Data:
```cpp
int uva_colsum_vec(int dtype, const void* in, long long ld, float* out, int rows, int cols, int accum,
                   float* workspace, hipStream_t s) {
  if (cols % 8 || ld % 8 || ((uintptr_t)in % 16) || !workspace || rows < 2 * COLSUM_RPB) return 0;
  const int nch = (rows + COLSUM_RPB - 1) / COLSUM_RPB;
  dim3 g1((cols / 8 + 31) / 32, nch);
  if (dtype == UVA_DT_BF16)
    act_bwd_colsum_kernel<bf16, bf16, false><<<g1, 256, 0, s>>>(nullptr, 0, (const bf16*)in, nullptr, rows, cols, ld,
                                                                0, 0, 0, 1.f, 0, 0, workspace);
  else
    act_bwd_colsum_kernel<float, float, false><<<g1, 256, 0, s>>>(nullptr, 0, (const float*)in, nullptr, rows, cols,
                                                                  ld, 0, 0, 0, 1.f, 0, 0, workspace);
  if (hipGetLastError() != hipSuccess) return -1;
  colsum_final_kernel<<<dim3((cols + 31) / 32), 256, 0, s>>>(workspace, nch, cols, out, accum);
  if (hipGetLastError() != hipSuccess) return -1;
  return 1;
}

__global__ void gate_bwd_kernel(const float* dout, const void* h, int hdt, const void* gate, int gtdt, long long ldg,
                                void* dh, int dhdt, void* dgate, long long rows, int cols) {
  GRID_STRIDE(i, rows * (long long)cols) {
    long long r = i / cols, c = i % cols;
    float d = dout[i];
    float g = ldx(gate, gtdt, r * ldg + c);
    stx(dgate, gtdt, r * ldg + c, d * ldx(h, hdt, i));
    stx(dh, dhdt, i, d * g);
  }
}

__global__ void fill_kernel(float* p, long long n, float v) {
  GRID_STRIDE(i, n) p[i] = v;
}

extern "C" int uva_cast(int sdt, const void* src, long long lds, int ddt, void* dst, long long ldd, long long rows,
                        int cols, hipStream_t s) {
  long long n = rows * cols;
  if (n <= 0) return 0;
  if (sdt == UVA_DT_F32 && ddt == UVA_DT_BF16 && lds == cols && ldd == cols && n % 8 == 0 &&
      ((uintptr_t)src % 16 == 0) && ((uintptr_t)dst % 16 == 0)) {
    cast_f32_bf16_vec<<<ew_grid(n / 8), 256, 0, s>>>((const float*)src, (bf16*)dst, n / 8);
  } else {
    cast_kernel<<<ew_grid(n), 256, 0, s>>>(src, sdt, lds, dst, ddt, ldd, rows, cols);
  }
  UVA_LAUNCH_CHECK();
  return 0;
}

__global__ __launch_bounds__(256) void transpose_bf16_kernel(const bf16* __restrict__ src, bf16* __restrict__ dst,
                                                             int rows, int cols) {
  __shared__ bf16 t[64][64 + 8];
  const int r0 = blockIdx.y * 64, c0 = blockIdx.x * 64;
  const int tid = threadIdx.x;
#pragma unroll
  for (int i = 0; i < 2; ++i) {
    const int id = tid + i * 256, rr = id >> 3, cc = (id & 7) * 8;
    const int r = r0 + rr, c = c0 + cc;
    bf16x8 v;
    if (r < rows && c + 8 <= cols) {
      v = *(const bf16x8*)(src + (long long)r * cols + c);
    } else {
#pragma unroll
      for (int e = 0; e < 8; ++e) v[e] = (r < rows && c + e < cols) ? src[(long long)r * cols + c + e] : (bf16)0.f;
    }
#pragma unroll
    for (int e = 0; e < 8; ++e) t[rr][cc + e] = v[e];
  }
  __syncthreads();
#pragma unroll
  for (int i = 0; i < 2; ++i) {
    const int id = tid + i * 256, cc = id >> 3, rr = (id & 7) * 8;
    const int c = c0 + cc, r = r0 + rr;
    bf16x8 v;
#pragma unroll
    for (int e = 0; e < 8; ++e) v[e] = t[rr + e][cc];
    if (c < cols && r + 8 <= rows) {
      *(bf16x8*)(dst + (long long)c * rows + r) = v;
    } else if (c < cols) {
#pragma unroll
      for (int e = 0; e < 8; ++e)
        if (r + e < rows) dst[(long long)c * rows + r + e] = v[e];
    }
  }
}

extern "C" int uva_transpose_bf16(const void* src, void* dst, int rows, int cols, hipStream_t s) {
  if (rows <= 0 || cols <= 0) return 0;
  if ((rows % 8) || (cols % 8) || (((uintptr_t)src | (uintptr_t)dst) % 16)) return (int)hipErrorInvalidValue;
  transpose_bf16_kernel<<<dim3((cols + 63) / 64, (rows + 63) / 64), 256, 0, s>>>((const bf16*)src, (bf16*)dst, rows,
                                                                                 cols);
  UVA_LAUNCH_CHECK();
  return 0;
}

template <typename TX, typename TY, typename TR>
__global__ __launch_bounds__(256) void act_drop_fwd_kernel(const TX* __restrict__ x, TY* __restrict__ y,
                                                           const TR* __restrict__ res, long long n8, int act,
                                                           uint32_t thresh, float dscale, uint64_t seed) {
  GRID_STRIDE(i, n8) {
    float v[8], r[8];
    ld8<TX>(x + i * 8, v);
    if (res) ld8<TR>(res + i * 8, r);
    switch (act) {
      case ACT_GELU:
#pragma unroll
        for (int e = 0; e < 8; ++e) v[e] = gelu_erf(v[e]);
        break;
      case ACT_SILU:
#pragma unroll
        for (int e = 0; e < 8; ++e) v[e] = silu(v[e]);
        break;
      case ACT_RELU:
#pragma unroll
        for (int e = 0; e < 8; ++e) v[e] = v[e] > 0.f ? v[e] : 0.f;
        break;
      default:
        break;
    }
    if (thresh) {
      bool keep[8];
#pragma unroll
      for (int e = 0; e < 8; e += 2) dropout_keep2(seed, (uint64_t)(i * 8 + e), thresh, keep[e], keep[e + 1]);
#pragma unroll
      for (int e = 0; e < 8; ++e) v[e] = keep[e] ? v[e] * dscale : 0.f;
    }
    if (res) {
#pragma unroll
      for (int e = 0; e < 8; ++e) v[e] += r[e];
    }
    st8<TY>(y + i * 8, v);
  }
}

extern "C" int uva_act_drop_fwd(int xdt, const void* x, int ydt, void* y, int rdt, const void* residual, long long n,
                                int act, float drop_p, unsigned long long seed, hipStream_t s) {
  if (n <= 0) return 0;
  if (n % 8 || (((uintptr_t)x | (uintptr_t)y | (uintptr_t)residual) % 16)) return (int)hipErrorInvalidValue;
  uint32_t th;
  float ds;
  uva_drop_params(drop_p, &th, &ds);
  const long long n8 = n / 8;
#define ADF(TX, TY, TR) \
  act_drop_fwd_kernel<TX, TY, TR><<<ew_grid(n8), 256, 0, s>>>((const TX*)x, (TY*)y, (const TR*)residual, n8, act, th, ds, seed)
  if (xdt == UVA_DT_BF16 && ydt == UVA_DT_BF16 && (!residual || rdt == UVA_DT_BF16)) ADF(bf16, bf16, bf16);
  else if (xdt == UVA_DT_BF16 && ydt == UVA_DT_F32 && (!residual || rdt == UVA_DT_F32)) ADF(bf16, float, float);
  else if (xdt == UVA_DT_F32 && ydt == UVA_DT_F32 && (!residual || rdt == UVA_DT_F32)) ADF(float, float, float);
  else return (int)hipErrorInvalidValue;
#undef ADF
  UVA_LAUNCH_CHECK();
  return 0;
}

__global__ __launch_bounds__(256) void drop_plane_kernel(uint32_t* __restrict__ plane, long long nwords, uint32_t key,
                                                         uint32_t thresh) {
  GRID_STRIDE(w, nwords) {
    const uint32_t f0 = drop_first(key, (uint64_t)w * 16);
    uint32_t bits = 0;
#pragma unroll
    for (int j = 0; j < 16; ++j) {
      const uint32_t h = drop_mix(f0 ^ (uint32_t)j);
      bits |= ((h & 0xFFFFu) >= thresh ? 1u : 0u) << (2 * j);
      bits |= ((h >> 16) >= thresh ? 1u : 0u) << (2 * j + 1);
    }
    plane[w] = bits;
  }
}

extern "C" long long uva_dropout_plane_words(long long n) { return (n + 31) / 32; }

extern "C" int uva_dropout_plane(void* plane, long long n, float drop_p, unsigned long long seed, hipStream_t s) {
  if (n <= 0) return 0;
  if (!plane || ((uintptr_t)plane % 4)) return (int)hipErrorInvalidValue;
  uint32_t th;
  float ds;
  uva_drop_params(drop_p, &th, &ds);
  const long long nw = (n + 31) / 32;
  drop_plane_kernel<<<ew_grid(nw), 256, 0, s>>>((uint32_t*)plane, nw, drop_key(seed), th);
  UVA_LAUNCH_CHECK();
  return 0;
}

extern "C" int uva_act_fwd(int xdt, const void* x, int ydt, void* y, long long n, int act, hipStream_t s) {
  if (n <= 0) return 0;
  act_fwd_kernel<<<ew_grid(n), 256, 0, s>>>(x, xdt, y, ydt, n, act);
  UVA_LAUNCH_CHECK();
  return 0;
}

extern "C" int uva_act_bwd(int pdt, const void* pre, int gdt, const void* dy, long long ld_dy, int xdt, void* dx,
                           long long ld_dx, long long rows, int cols, int act, float drop_p, unsigned long long seed,
                           int accum, hipStream_t s) {
  long long n = rows * cols;
  if (n <= 0) return 0;
  uint32_t th;
  float ds;
  uva_drop_params(drop_p, &th, &ds);
  const bool vec = cols % 8 == 0 && ld_dy % 8 == 0 && ld_dx % 8 == 0 && n / 8 < (1ll << 31) &&
                   (((uintptr_t)dy | (uintptr_t)dx | (uintptr_t)pre) % 16 == 0);
  if (vec) {
    const long long n8 = n / 8;
#define AB(GT, XT)                                                                                              \
  act_bwd_vec_kernel<GT, XT><<<ew_grid(n8), 256, 0, s>>>(pre, pdt, (const GT*)dy, (XT*)dx, (int)rows, cols, ld_dy, \
                                                         ld_dx, act, th, ds, seed, accum)
    if (gdt == UVA_DT_BF16 && xdt == UVA_DT_BF16) AB(bf16, bf16);
    else if (gdt == UVA_DT_BF16) AB(bf16, float);
    else if (xdt == UVA_DT_BF16) AB(float, bf16);
    else AB(float, float);
#undef AB
  } else {
    act_bwd_kernel<<<ew_grid(n), 256, 0, s>>>(pre, pdt, dy, gdt, dx, xdt, rows, cols, ld_dy, ld_dx, act, th, ds, seed,
                                              accum);
  }
  UVA_LAUNCH_CHECK();
  return 0;
}

extern "C" int uva_gate_bwd(const float* dout, int hdt, const void* h, int gtdt, const void* gate, long long ldg,
                            int dhdt, void* dh, void* dgate, long long rows, int cols, hipStream_t s) {
  long long n = rows * cols;
  if (n <= 0) return 0;
  gate_bwd_kernel<<<ew_grid(n), 256, 0, s>>>(dout, h, hdt, gate, gtdt, ldg, dh, dhdt, dgate, rows, cols);
  UVA_LAUNCH_CHECK();
  return 0;
}

extern "C" int uva_fill(float* p, long long n, float v, hipStream_t s) {
  if (n <= 0) return 0;
  fill_kernel<<<ew_grid(n), 256, 0, s>>>(p, n, v);
  UVA_LAUNCH_CHECK();
  return 0;
}
```

unified_video_action_amd/csrc/gemm8w.hip:

```cpp
#include "common.h"

#include <algorithm>
#include <type_traits>

typedef __attribute__((ext_vector_type(4))) unsigned u32x4;

#ifndef UVA_G8_DBG
#define UVA_G8_DBG 0
#endif
#ifndef UVA_G8_PREFETCH
#define UVA_G8_PREFETCH 1
#endif

namespace {

template <int FM_, int FN_, int NW_>
struct G8Cfg {
  static constexpr int FM = FM_, FN = FN_, NW = NW_;
  static constexpr int WM = NW / 2, WN = 2;
  static constexpr int BM = 16 * FM * WM, BN = 16 * FN * WN;
  static constexpr int GA = BM / (8 * NW), GB = BN / (8 * NW), G = GA + GB;
  static constexpr int A_BYTES = BM * 128, REGION = (BM + BN) * 128, RING = 2 * REGION;
  static_assert(GA * 8 * NW == BM && GB * 8 * NW == BN, "DMA split");
};
// ... 527 lines not shown
  const long long tiles = (long long)((M + G::BM - 1) / G::BM) * tn;
  const int grid = (int)std::min<long long>(tiles, (long long)g8_cus() * (8 / NW));
  const int lds = G::RING + (NW == 8 && ep.bias ? tn * G::BN * 4 : 0);
  static bool attr = false;
  if (!attr) {
    (void)hipFuncSetAttribute((const void*)gemm_8w<4, FN, NW, EPI, NDEF, TC, DM>,
                              hipFuncAttributeMaxDynamicSharedMemorySize, NW == 8 ? 163840 : G::RING);
    attr = true;
  }
  const int w1ok = (M % G::BM == 0) && (N % G::BN == 0);
  gemm_8w<4, FN, NW, EPI, NDEF, TC, DM><<<dim3(grid), 64 * NW, lds, s>>>((const bf16*)A, (const bf16*)B, (TC*)C, M, N,
                                                                       K, lda, ldb, ldc, ep, w1ok, 1, K, 0);
  UVA_LAUNCH_CHECK();
  return 0;
}

struct G8Split {
  int splits, kps, grid;
};
static G8Split g8_plan_tt(int M, int N, int K, long long ws_floats, bool need_ws) {
  G8Split p{0, 0, 0};
  if (K % 128 != 0 || K < 256 || M < 256 || N < 192) return p;
  const int cus = g8_cus();
  const long long tiles = (long long)((M + 255) / 256) * ((N + 191) / 192);
  int splits = (int)std::max<long long>(1, (cus + tiles / 2) / tiles);
  if (splits > K / 256) splits = K / 256;
  while (splits > 1 && (long long)splits * M * N > ws_floats) --splits;
  if (splits == 1 && need_ws && (long long)M * N > ws_floats) return p;
  int kps = K;
  for (; splits > 1; --splits) {
    kps = ((K + splits - 1) / splits + 127) / 128 * 128;
    const int sp = (K + kps - 1) / kps;
    if (K - (sp - 1) * kps >= 256) {
      splits = sp;
      break;
    }
  }
  if (splits <= 1) {
    splits = 1;
    kps = K;
  }
  p.splits = splits;
  p.kps = kps;
  p.grid = (int)std::min<long long>(tiles * splits, cus);
  return p;
}
static bool g8_nw4(int epi) { return (g_gemm8w_mode & 32) || (!(g_gemm8w_mode & 64) && epi == 3); }
static int g8_part_rows(int M) { return g8_nw4(3) ? (M + 127) / 128 * 2 : (M + 255) / 256 * 4; }

template <int FN, int EPI, int NDEF, typename TC, int NW = 8>
static int g8_launch(const void* A, const void* B, void* C, int M, int N, int K, int lda, int ldb, int ldc,
                     const G8Epi& ep, hipStream_t s) {
  if constexpr (EPI == 0) {
    return g8_launch1<FN, EPI, NDEF, TC, 0, NW>(A, B, C, M, N, K, lda, ldb, ldc, ep, s);
  } else {
    if (!ep.thresh) return g8_launch1<FN, EPI, NDEF, TC, 0, NW>(A, B, C, M, N, K, lda, ldb, ldc, ep, s);
    if (ep.plane) return g8_launch1<FN, EPI, NDEF, TC, 2, NW>(A, B, C, M, N, K, lda, ldb, ldc, ep, s);
    return g8_launch1<FN, EPI, NDEF, TC, 1, NW>(A, B, C, M, N, K, lda, ldb, ldc, ep, s);
  }
}

template <int EPI, typename TC>
static int g8_dispatch(const void* A, const void* B, void* C, int M, int N, int K, int lda, int ldb, int ldc,
                       const G8Epi& ep, hipStream_t s) {
  const int nd = (EPI == 0 && sizeof(TC) == 4) ? 0 : (g_gemm8w_mode >> 2) & 7;
#define G8L(FN_, ND_) g8_launch<FN_, EPI, ND_, TC>(A, B, C, M, N, K, lda, ldb, ldc, ep, s)
  if (g_gemm8w_mode & 32) return g8_launch<6, EPI, 0, TC, 4>(A, B, C, M, N, K, lda, ldb, ldc, ep, s);
  if (g_gemm8w_mode & 2) return (nd && K / 128 >= 3) ? G8L(4, 4) : G8L(4, 0);
  return G8L(6, 0);
#undef G8L
}
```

Exercise objective:
Some lines in the data above hold the string "else". Find and copy each of them.

Answer for the task:
  else
  } else {
    } else {
    } else if (c < cols) {
  else if (xdt == UVA_DT_BF16 && ydt == UVA_DT_F32 && (!residual || rdt == UVA_DT_F32)) ADF(bf16, float, float);
  else if (xdt == UVA_DT_F32 && ydt == UVA_DT_F32 && (!residual || rdt == UVA_DT_F32)) ADF(float, float, float);
  else return (int)hipErrorInvalidValue;
    else if (gdt == UVA_DT_BF16) AB(bf16, float);
    else if (xdt == UVA_DT_BF16) AB(float, bf16);
    else AB(float, float);
  } else {
  } else {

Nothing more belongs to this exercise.